The World Bank elaborated on data openness in August on an Open Data Toolkit, and the United Nations recommended in 2017 appropriate PII protections throughout the life cycles of data sets.

An open journey

As a working example, we can see the type of journey open source and open data goes on if we open up (pun intended) to how the Linux Foundation's financial foundation group was formed and came to be. The FinTech Open Source Foundation (FINOS) is described as a community of software application developers, technologists and industry leaders from the world’s largest financial services and tech firms, collaborating on a wide range of open source projects.

"This part of the Linux Foundation was formed in 2018, but it can trace its interesting history back through a series of shifts and events that we have witnessed since the millennium, if not before," said Gabriele ‘Gab’ Columbro, executive director, of FINOS & general manager at Linux Foundation Europe. "The initiative started as Symphony, an organization formed to facilitate secure messaging and collaboration for the world's largest investment banks i.e. if you will, some of the most closed-of-the-closed organizations possible."

Although these investment banks - and we all know the names here from Morgan Stanley to Goldman Saches to UBS to JPMorgan and so on - could already perform a degree of secured chat and collaboration via their use of Bloomberg, the industry recognized that this system was proprietary, not inexpensive and essentially closed. Given the tightening of margins that banks of all kinds have experienced through the mid-2010s, a desire to investigate secured open source technologies was perhaps inevitable.

"The stars were aligned for this to happen, yes," enthuses Columbro. "Where Symphony existed as a commercial tool, the Symphony Software Foundation was formed as an open initiative. From there the project developed to become FINOS in 2018 and it was subsequently brought under the umbrella of the Linux Foundation in 2020. Because I've been involved with the history of this work and seen the project evolve from Symphony days, I can say that we've seen a progression in financial industry open source in the last 10-years that is redolent of what happened with open source's adoption in general a decade before that."

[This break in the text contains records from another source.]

# ethz-asl/object_keypoints

Measured on AMD Instinct MI355X. Metric: frames/sec keypoint inference (511x511 -> heatmaps+3D), higher is better.
Workload: dtype bf16; 1 GPU; BASELINE configs[2]: batch=64/GPU synthetic 511x511 frames, bf16 activations+weights, fp32 accumulate, CornerNet-Squeeze K=3 (valve) random-init procedural weights; fp32 NCHW frames -> stem -> hourglass+heads; peak-NMS -> depth lifting -> object grouping on injected bump scenes (SURVEY 8(d), 1-2 objects/frame); frames_per_gpu=64, global_batch=64, parallelism=frame-dp1, resident_frame_batches=4

## Files before the change

### object_keypoints_amd/csrc/okp_igemm_patch.hip

```cpp
#include <cstdio>
#include <cstdlib>
#include <cstring>
#include <type_traits>
#include <vector>

#include "okp_igemm_kernel.h"


namespace {

constexpr uint32_t kPatchKeys = 0x7ac788u;
template <int MT> __device__ __forceinline__ uint32_t patch_key(int col) {
  return MT == 16 ? (kPatchKeys >> (3 * (col >> 1))) & 7u : (uint32_t)(col >> 1) & 7u;
}

constexpr int kWStage = 256 * 128;
constexpr int kPitch = 18;
constexpr int kPatchBuf = 41 * 1024;
constexpr int kLdsPatch = 2 * kWStage;
constexpr int kLdsSteps = kLdsPatch + 2 * kPatchBuf;
constexpr int kLdsBias = kLdsSteps + 256 * (int)sizeof(OkpPatchStep);
#ifdef OKP_PATCH_STAMPS
constexpr int kStampBytes = 1024;
__device__ __forceinline__ uint64_t stamp() { uint64_t t; asm volatile("s_memtime %0" : "=s"(t)); return t; }
#else
constexpr int kStampBytes = 0;
#endif
constexpr int kGeoEntries = 328;
constexpr int kLdsGeo = kLdsBias + 1024;
constexpr int kLdsStamps = kLdsGeo + OKP_PATCH_MAX_GEOM * kGeoEntries * 4;
constexpr int kLdsTotal = kLdsStamps + kStampBytes;
static_assert(sizeof(OkpPatchStep) == 16, "step table entries are read as one 16-byte vector");
static_assert(256 * 512 <= kLdsSteps, "epilogue staging (256 px x 256 ch bf16) must not reach the step table");
static_assert(kLdsTotal <= 160 * 1024, "one workgroup's LDS is at most the CU's 160 KiB");

template <typename T, int MT = 16, bool RG = false>
__global__ __launch_bounds__(512) void okp_igemm_patch_kernel(const OkpPatchParams p) {
  static_assert(!RG || std::is_same<T, _Float16>::value, "the 16-bit storage guard is an fp16 instantiation");
  using x4_t = typename H16<T>::x4;
  using x8_t = typename H16<T>::x8;
  static_assert(MT == 16 || MT == 32, "MFMA tile");
  constexpr int TCO = 64 / MT, TPX = 128 / MT;
  constexpr int AREGS = MT * MT / 64;
  using acc_t = typename Mma<T, MT>::acc_t;
  __shared__ __attribute__((aligned(16))) char smem[kLdsTotal];
  char* const steps_lds = smem + kLdsSteps;
  char* const bias_lds = smem + kLdsBias;

  const int tid = threadIdx.x;
  const int lane = tid & 63;
  const int wave = __builtin_amdgcn_readfirstlane(tid >> 6);
  const int wco = wave >> 1, wpx = wave & 1;
  const int fr = lane & 15, fh = lane >> 4;

  const __amdgpu_buffer_rsrc_t rs_w = __builtin_amdgcn_make_buffer_rsrc(const_cast<void*>(p.weights), 0, (int)p.w_bytes, 0x00020000);
  const __amdgpu_buffer_rsrc_t rs_b = __builtin_amdgcn_make_buffer_rsrc(const_cast<float*>(p.bias), 0, p.n_co_tiles * 256 * 4, 0x00020000);
  const __amdgpu_buffer_rsrc_t rs_s0 = __builtin_amdgcn_make_buffer_rsrc(const_cast<void*>(p.src_data[0]), 0, (int)p.src_bytes[0], 0x00020000);
  const __amdgpu_buffer_rsrc_t rs_s1 = __builtin_amdgcn_make_buffer_rsrc(const_cast<void*>(p.src_data[1]), 0, (int)p.src_bytes[1], 0x00020000);

  if (tid < p.n_steps) reinterpret_cast<u32x4*>(steps_lds)[tid] = reinterpret_cast<const u32x4*>(p.steps)[tid];
  __syncthreads();

  const int r0 = tid >> 3;
  const int wc = (tid & 7) ^ ((r0 >> 1) & 7);

  for (int slot = blockIdx.x; slot < p.n_tiles; slot += gridDim.x) {
    const int xq = p.n_tiles >> 3, xr = p.n_tiles & 7, xcd = slot & 7;
    const int tile = (xcd < xr ? xcd * (xq + 1) : xr * (xq + 1) + (xcd - xr) * xq) + (slot >> 3);
    const int cls = p.n_classes == 4 ? (tile & 3) : 0;
    const int tile_c = p.n_classes == 4 ? (tile >> 2) : tile;
    const int t0 = cls * p.steps_per_class, t1 = t0 + p.steps_per_class;
    const int co_tile = tile_c % p.n_co_tiles;
    const int px_tile = tile_c / p.n_co_tiles;
    const int n = fastdiv(px_tile, p.div_tiles_frame);
    const int trem = px_tile - n * p.tiles_y * p.tiles_x;
    const int tyi = fastdiv(trem, p.div_tiles_x);
    const int y0 = tyi * 16, x0 = (trem - tyi * p.tiles_x) * 16;
    const int co0 = co_tile * 256;

    if (wave == 0)
      __builtin_amdgcn_raw_ptr_buffer_load_lds(rs_b, (lds_ptr_t)bias_lds, 16, (int)((uint32_t)(co0 + lane * 4) * 4u), 0, 0, 0);

    uint32_t wbase[4];
#pragma unroll
    for (int i = 0; i < 4; ++i) {
      const int co = co0 + r0 + i * 64;
      wbase[i] = (co < p.cout_pad) ? (uint32_t)co * 128u + (uint32_t)wc * 16u : kInvalidOff;
    }

    auto issue_w = [&](int t, int stage) {
      const uint32_t wslice = (uint32_t)t * (uint32_t)p.cout_pad * 128u;
      char* const wt = smem + stage * kWStage + wave * 1024;
#pragma unroll
      for (int i = 0; i < 4; ++i)
        __builtin_amdgcn_raw_ptr_buffer_load_lds(rs_w, (lds_ptr_t)(wt + i * 8192), 16, (int)(wbase[i] + wslice), 0, 0, 0);
    };
    auto patch_pixel = [&](const OkpPatchGeom& G, int idx) -> uint32_t {
      const int i = idx / kPitch, j = idx - i * kPitch;
      const int ys = G.conv_stride * y0 + G.oy + i * G.step, xs = G.conv_stride * x0 + G.ox + j * G.step;
      const bool ok = idx < G.npx && j < G.PW && ys >= 0 && ys < G.H && xs >= 0 && xs < G.W;
      return ok ? ((uint32_t)((n * G.H + ys) * G.W + xs) * (uint32_t)(G.pix_stride * 2)) | patch_key<MT>(j) : kInvalidOff;
    };
    auto issue_patch_tab = [&](int geom, uint32_t c0b, int k0, int k1, int buf) {
      const int npx = 18 * (int)((p.geom_ph >> (5 * geom)) & 31u);
      const __amdgpu_buffer_rsrc_t rs_x = ((p.geom_src >> geom) & 1) ? rs_s1 : rs_s0;
      const uint32_t* const tab = reinterpret_cast<const uint32_t*>(smem + kLdsGeo) + geom * kGeoEntries + (lane >> 3);
      for (int k = k0; k < k1; ++k) {
        const int blk = k * 8 + wave;
        if (blk * 8 >= npx) continue;
        const uint32_t e = tab[blk * 8];
        const uint32_t off = (e & kInvalidOff) ? kInvalidOff : (e & ~7u) + c0b + ((((uint32_t)lane & 7u) ^ (e & 7u)) << 4);
        __builtin_amdgcn_raw_ptr_buffer_load_lds(rs_x, (lds_ptr_t)(smem + kLdsPatch + buf * kPatchBuf + blk * 1024), 16, (int)off, 0, 0, 0);
      }
    };
    auto issue_patch = [&](int geom, uint32_t c0b, int k0, int k1, int buf) {
      const OkpPatchGeom& G = p.g[geom];
      const int PW = G.PW, npx = G.npx;
      const int H = G.H, W = G.W, ps2 = G.pix_stride * 2, step = G.step;
      const int yb = G.conv_stride * y0 + G.oy, xb = G.conv_stride * x0 + G.ox;
      const __amdgpu_buffer_rsrc_t rs_x = __builtin_amdgcn_make_buffer_rsrc(const_cast<void*>(G.data), 0, (int)G.bytes, 0x00020000);
      for (int k = k0; k < k1; ++k) {
        const int blk = k * 8 + wave;
        if (blk * 8 >= npx) continue;
        const int idx = blk * 8 + (lane >> 3);
        const int i = idx / kPitch, j = idx - i * kPitch;
        const int ch = (lane & 7) ^ (int)patch_key<MT>(j);
        const int ys = yb + i * step, xs = xb + j * step;
        const bool ok = idx < npx && j < PW && ys >= 0 && ys < H && xs >= 0 && xs < W;
        const uint32_t off = ok ? (uint32_t)((n * H + ys) * W + xs) * (uint32_t)ps2 + c0b + (uint32_t)ch * 16u : kInvalidOff;
        char* const dst = smem + kLdsPatch + buf * kPatchBuf + blk * 1024;
        __builtin_amdgcn_raw_ptr_buffer_load_lds(rs_x, (lds_ptr_t)dst, 16, (int)off, 0, 0, 0);
      }
    };

    acc_t acc[TCO][TPX];
#pragma unroll
    for (int i = 0; i < TCO; ++i)
#pragma unroll
      for (int j = 0; j < TPX; ++j)
#pragma unroll
        for (int e = 0; e < AREGS; ++e) acc[i][j][e] = 0.f;

    for (int g = 0; g < p.n_geom; ++g)
      if (tid < kGeoEntries) reinterpret_cast<uint32_t*>(smem + kLdsGeo)[g * kGeoEntries + tid] = patch_pixel(p.g[g], tid);
    {
      const u32x4 s0 = *reinterpret_cast<const u32x4*>(steps_lds + t0 * 16);
      const uint32_t w3 = (uint32_t)__builtin_amdgcn_readfirstlane((int)s0[3]);
      const int g0 = w3 & 0xff;
      issue_patch(g0, ((w3 >> 16) & 0xffu) * 128u, 0, (p.g[g0].npx + 63) >> 6, __builtin_amdgcn_readfirstlane((int)s0[2]) & 0xff);
    }
    issue_w(t0, t0 & 1);

    for (int t = t0; t < t1; ++t) {
      const u32x4 sv = *reinterpret_cast<const u32x4*>(steps_lds + t * 16);
      const uint32_t tap_bytes = (uint32_t)__builtin_amdgcn_readfirstlane((int)sv[0]);
      const uint32_t nx_c0b = (uint32_t)__builtin_amdgcn_readfirstlane((int)sv[1]);
      const uint32_t pk = (uint32_t)__builtin_amdgcn_readfirstlane((int)sv[2]);
      const int pbuf = pk & 0xff, nx_k0 = (pk >> 8) & 0xff, nx_k1 = (pk >> 16) & 0xff, nx_geom = pk >> 24;
      const uint32_t w3 = (uint32_t)__builtin_amdgcn_readfirstlane((int)sv[3]);
      const int dxo = (w3 >> 8) & 0xff;
      const bool more = t + 1 < t1;
#ifdef OKP_PATCH_ABL_NOPATCH
      const bool next_patch = false; (void)nx_k0; (void)nx_k1; (void)nx_geom; (void)nx_c0b;
#else
      const bool next_patch = nx_k1 > nx_k0 && (int)(w3 >> 24) + 1 < t1;
#endif
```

But can we really convince financial investment institutions (and other banks) to adopt open technologies in a world where insider trading, ransomware and other pitfalls exist?

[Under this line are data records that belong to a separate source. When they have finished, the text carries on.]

template <int BN, bool STATS, int EPI = EPI_NONE>
__global__ __launch_bounds__(THREADS, BN == 64 ? 2 : 1)
void conv_fwd_glds_kernel(
    const __hip_bfloat16* __restrict__ x, const __hip_bfloat16* __restrict__ w,
    __hip_bfloat16* __restrict__ y, const __hip_bfloat16* __restrict__ zpad,
    int M, int N , int K , Geom g,
    float* __restrict__ stats_ws, int ws_nblocks,
    const __hip_bfloat16* __restrict__ addend,
    const __hip_bfloat16* __restrict__ out_mask,
    const float* __restrict__ bn_mean, const float* __restrict__ bn_rstd) {
  static_assert(!(STATS && EPI != EPI_NONE),
                "dgrad epilogues carry no forward stats");
  static_assert(!(EPI & EPI_BNSTATS) || EPI == EPI_MASK_BNSTATS,
                "BN-backward sums ride only with the mask, without an addend");
  __shared__ __hip_bfloat16 smem[2 * (BM + BN) * BK];

  const int tid = threadIdx.x;
  const int lane = tid & 63;
  const int wave = tid >> 6;

  long long nwg = (long long)gridDim.x * gridDim.y;
  long long bid = (long long)blockIdx.y * gridDim.x + blockIdx.x;
  {
    const long long q = nwg >> 3, r = nwg & 7;
    const int xcd = (int)(bid & 7);
    const long long o = bid >> 3;
    bid = (xcd < r ? xcd * (q + 1) : r * (q + 1) + (xcd - r) * q) + o;
  }
  const int n0 = (int)(bid % gridDim.x) * BN;
  const long long m0 = (bid / gridDim.x) * BM;
  const long long flat_id = bid;

  const int srow = (tid >> 3) & 7;
  const int schunk = lane & 7;
  constexpr int RA = BM / 64;
  constexpr int RB = BN / 64;

  long long nbase[RA];
  int hv[RA], wv[RA];
#pragma unroll
  for (int r = 0; r < RA; ++r) {
    const long long m = m0 + r * 64 + wave * 8 + srow;
    const int wo = (int)(m % g.WO);
    const long long t = m / g.WO;
    const int ho = (int)(t % g.HO);
    const long long n = t / g.HO;
    hv[r] = ho * g.stride - g.pad;
    wv[r] = wo * g.stride - g.pad;
    nbase[r] = n * g.H * (long long)g.W;
  }
  const int smask = (1 << g.lgSt) - 1;

  auto stage = [&](int buf, int kt) {
    __hip_bfloat16* sa = smem + buf * ((BM + BN) * BK);
    __hip_bfloat16* sb = sa + BM * BK;
    const int tap = (kt << 6) >> g.lgC;
    const int c0 = (kt << 6) & (g.C - 1);
    const int rt = tap / g.S, st = tap - rt * g.S;
#pragma unroll
    for (int r = 0; r < RA; ++r) {
      const int row = r * 64 + wave * 8 + srow;
      const int kk = c0 + kswz(row, schunk * 16) / 2;
      const __hip_bfloat16* src = zpad;
      const int hs = hv[r] + rt, ws = wv[r] + st;
      if ((unsigned)(hs >> g.lgSt) < (unsigned)g.H &&
          (unsigned)(ws >> g.lgSt) < (unsigned)g.W &&
          ((hs | ws) & smask) == 0)
        src = x + ((nbase[r] + (long long)(hs >> g.lgSt) * g.W +
                    (ws >> g.lgSt))
                   << g.lgC) +
              kk;
      __builtin_amdgcn_global_load_lds(
          (const __attribute__((address_space(1))) unsigned int*)src,
          (__attribute__((address_space(3))) unsigned int*)(
              sa + (r * 64 + wave * 8) * BK),
          16, 0, 0);
    }
#pragma unroll
    for (int r = 0; r < RB; ++r) {
      const int row = r * 64 + wave * 8 + srow;
      const long long kk = (long long)kt * BK + kswz(row, schunk * 16) / 2;
      __builtin_amdgcn_global_load_lds(
          (const __attribute__((address_space(1))) unsigned int*)(
              w + (long long)(n0 + row) * K + kk),
          (__attribute__((address_space(3))) unsigned int*)(
              sb + (r * 64 + wave * 8) * BK),
          16, 0, 0);
    }
  };

  constexpr int NWM = BM / 128;
  constexpr int NWN = 8 / NWM;
  constexpr int NI = BN / (16 * NWN);
  const int wm = (wave / NWN) * 128;
  const int wn = (wave % NWN) * (NI * 16);
  const int frow = lane & 15;
  const int fkb = (lane >> 4) * 16;

  f32x4 acc[8][NI];
#pragma unroll
  for (int i = 0; i < 8; ++i)
#pragma unroll
    for (int j = 0; j < NI; ++j) acc[i][j] = f32x4{0.f, 0.f, 0.f, 0.f};

  const int NT = K / BK;
  stage(0, 0);
  __syncthreads();

  int cur = 0;
  for (int kt = 0; kt < NT; ++kt) {
    if (kt + 1 < NT) stage(cur ^ 1, kt + 1);
    const __hip_bfloat16* sa = smem + cur * ((BM + BN) * BK);
    const __hip_bfloat16* sb = sa + BM * BK;
    bf16x8 bf[NI][2];
#pragma unroll
    for (int ni = 0; ni < NI; ++ni)
#pragma unroll
      for (int ks = 0; ks < 2; ++ks) {
        const int row = wn + ni * 16 + frow;
        bf[ni][ks] = *(const bf16x8*)((const char*)(sb + row * BK) +
                                      kswz(row, ks * 64 + fkb));
      }
#pragma unroll
    for (int mi = 0; mi < 8; ++mi) {
      bf16x8 af[2];
#pragma unroll
      for (int ks = 0; ks < 2; ++ks) {
        const int row = wm + mi * 16 + frow;
        af[ks] = *(const bf16x8*)((const char*)(sa + row * BK) +
                                  kswz(row, ks * 64 + fkb));
      }
#pragma unroll
      for (int ni = 0; ni < NI; ++ni) {
        acc[mi][ni] = mfma16(af[0], bf[ni][0], acc[mi][ni]);
        acc[mi][ni] = mfma16(af[1], bf[ni][1], acc[mi][ni]);
      }
    }
    __syncthreads();
    cur ^= 1;
  }

  if (STATS && stats_ws) {
#pragma unroll
    for (int ni = 0; ni < NI; ++ni) {
      float sv = 0.f, qv = 0.f;
#pragma unroll
      for (int mi = 0; mi < 8; ++mi)
#pragma unroll
        for (int reg = 0; reg < 4; ++reg) {
          const float v = acc[mi][ni][reg];
          sv += v;
          qv += v * v;
        }
      sv += __shfl_xor(sv, 16);
      qv += __shfl_xor(qv, 16);
      sv += __shfl_xor(sv, 32);
      qv += __shfl_xor(qv, 32);
      if (lane < 16) {
        const int col = n0 + wn + ni * 16 + frow;
        const long long wsrow =
            ((flat_id * NWM + wave / NWN)) % ws_nblocks;
        atomicAdd(&stats_ws[wsrow * N + col], sv);
        atomicAdd(&stats_ws[((long long)ws_nblocks + wsrow) * N + col], qv);
      }
    }
  }

  __hip_bfloat16* cs = smem;
  constexpr int CPR = BN / 8;
  constexpr int RPR = THREADS / CPR;
  constexpr int NR = BM / RPR;
  const int wrow = tid / CPR, wchunk = tid % CPR;
  constexpr bool HAS_ADD = (EPI & EPI_ADD) != 0;
  constexpr bool HAS_MASK = (EPI & EPI_MASK) != 0;
  constexpr bool HAS_BNS = (EPI & EPI_BNSTATS) != 0;
  constexpr int PF = 2;
  static_assert(NR >= PF, "epilogue prefetch deeper than the store loop");
  short8 av[PF] = {}, mv[PF] = {};
  auto epi_load = [&](int r, int slot) {
    const long long off =
        ((m0 + r * RPR + wrow) * N + n0) * 2 + wchunk * 16;
    if constexpr (HAS_ADD || HAS_BNS)
      av[slot] = *(const short8*)((const char*)addend + off);
    if constexpr (HAS_MASK)
      mv[slot] = *(const short8*)((const char*)out_mask + off);
  };
  if constexpr (EPI != EPI_NONE) {
#pragma unroll
    for (int p = 0; p < PF; ++p) epi_load(p, p);
  }
#pragma unroll
  for (int mi = 0; mi < 8; ++mi)
#pragma unroll
    for (int ni = 0; ni < NI; ++ni) {
      const int col = wn + ni * 16 + frow;
#pragma unroll
      for (int reg = 0; reg < 4; ++reg) {
        const int row = wm + mi * 16 + (lane >> 4) * 4 + reg;
        cs[row * BN + col] = f2bf(acc[mi][ni][reg]);
      }
    }
  float mu[8] = {}, rs[8] = {}, sdg[8] = {}, sdb[8] = {};
  if constexpr (HAS_BNS) {
#pragma unroll
    for (int j = 0; j < 8; ++j) {
      mu[j] = bn_mean[n0 + wchunk * 8 + j];
      rs[j] = bn_rstd[n0 + wchunk * 8 + j];
    }
  }
  __syncthreads();
  if constexpr (!HAS_BNS) {
#pragma unroll
    for (int r = 0; r < NR; ++r) {
      const int row = r * RPR + wrow;
      short8 c = *(const short8*)((const char*)(cs + row * BN) + wchunk * 16);
      if constexpr (EPI != EPI_NONE) {
        const short8 a = av[r % PF], m = mv[r % PF];
        if (r + PF < NR) epi_load(r + PF, r % PF);
#pragma unroll
        for (int j = 0; j < 8; ++j) {
          short v = c[j];
          if constexpr (HAS_ADD) v = f2bfbits(bfbits2f(v) + bfbits2f(a[j]));
          if constexpr (HAS_MASK)
            v = f2bfbits(bfbits2f(m[j]) > 0.f ? bfbits2f(v) : 0.f);
          c[j] = v;
        }
      }
      *(short8*)((char*)(y + (m0 + row) * N + n0) + wchunk * 16) = c;
    }
  } else {
    static_assert(PF == 2 && NR % PF == 0, "store loop steps by slot pairs");
    auto store_round = [&](int r, int slot) {
      const int row = r * RPR + wrow;
      short8 c = *(const short8*)((const char*)(cs + row * BN) + wchunk * 16);
      const short8 t = av[slot], m = mv[slot];
      if (r + PF < NR) epi_load(r + PF, slot);
#pragma unroll
      for (int j = 0; j < 8; ++j) {
        const float gv = bfbits2f(m[j]) > 0.f ? bfbits2f(c[j]) : 0.f;
        c[j] = f2bfbits(gv);
        sdb[j] += gv;
        sdg[j] += gv * (bfbits2f(t[j]) - mu[j]) * rs[j];
      }
      *(short8*)((char*)(y + (m0 + row) * N + n0) + wchunk * 16) = c;
    };
#pragma unroll 1
    for (int r = 0; r < NR; r += PF) {
      store_round(r, 0);
      store_round(r + 1, 1);
    }
  }

  if constexpr (HAS_BNS) {
    constexpr int P = THREADS / (2 * BN);
    constexpr int RP = RPR / P;
    static_assert(P >= 1 && RP * P == RPR, "column reduction split");
    static_assert((2 * RPR * BN + P * 2 * BN) * sizeof(float) <=
                      sizeof(smem), "reduction buffers exceed the tile LDS");
    float* red = reinterpret_cast<float*>(smem);
    float* red2 = red + 2 * RPR * BN;
    __syncthreads();
#pragma unroll
    for (int j = 0; j < 8; ++j) {
      red[wrow * BN + wchunk * 8 + j] = sdg[j];
      red[(RPR + wrow) * BN + wchunk * 8 + j] = sdb[j];
    }
    __syncthreads();
    const int ci = tid % (2 * BN), part = tid / (2 * BN);
    const int which = ci / BN, col = ci % BN;
    float s = 0.f;
#pragma unroll
    for (int i = 0; i < RP; ++i)
      s += red[(which * RPR + part * RP + i) * BN + col];
    if constexpr (P > 1) {
      red2[part * 2 * BN + ci] = s;
      __syncthreads();
      if (part != 0) return;
      s = red2[ci];
#pragma unroll
      for (int p = 1; p < P; ++p) s += red2[p * 2 * BN + ci];
    }
    const long long wsrow = flat_id % ws_nblocks;
    atomicAdd(&stats_ws[((long long)which * ws_nblocks + wsrow) * N + n0 + col],
              s);
  }
}

}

"If you want to bring these commercial entities into open source, you have to lead with business value first, that way they can see where their time, resources and other commitments will go," said Columbro. "In terms of whether we have now facilitated open data exchange at this level, it's a continuing labor of love. Financial institutions are obviously under huge regulatory pressures and every company or organization uses different data formats, so there is work to do. That work sees FINOS working to establish standards so that can we build fabrics, layers and channels to exchange data and all work more efficiently and sustainably in future."

Our open future?

There’s a lot of upbeat positivity here in the general push for open source, open data, open hardware, open repositories and open design in general. But open source isn’t perfect i.e. many projects suffer from a lack of contributions, a lack of support for project ‘maintainers’ (the key proponents that often sit at the head of projects taking on more responsibility and work than they fairly should) and sometimes a lack of formalization where open code is used in mission critical enterprise environments that really should have an extra dose of robustness applied to them.

Deliberate naysaying aside (well, we need balance and moderation in all thighs, right?) the world would arguably be a worse place without open technology, so let’s get involved and keep our minds, secured codebases and arms open.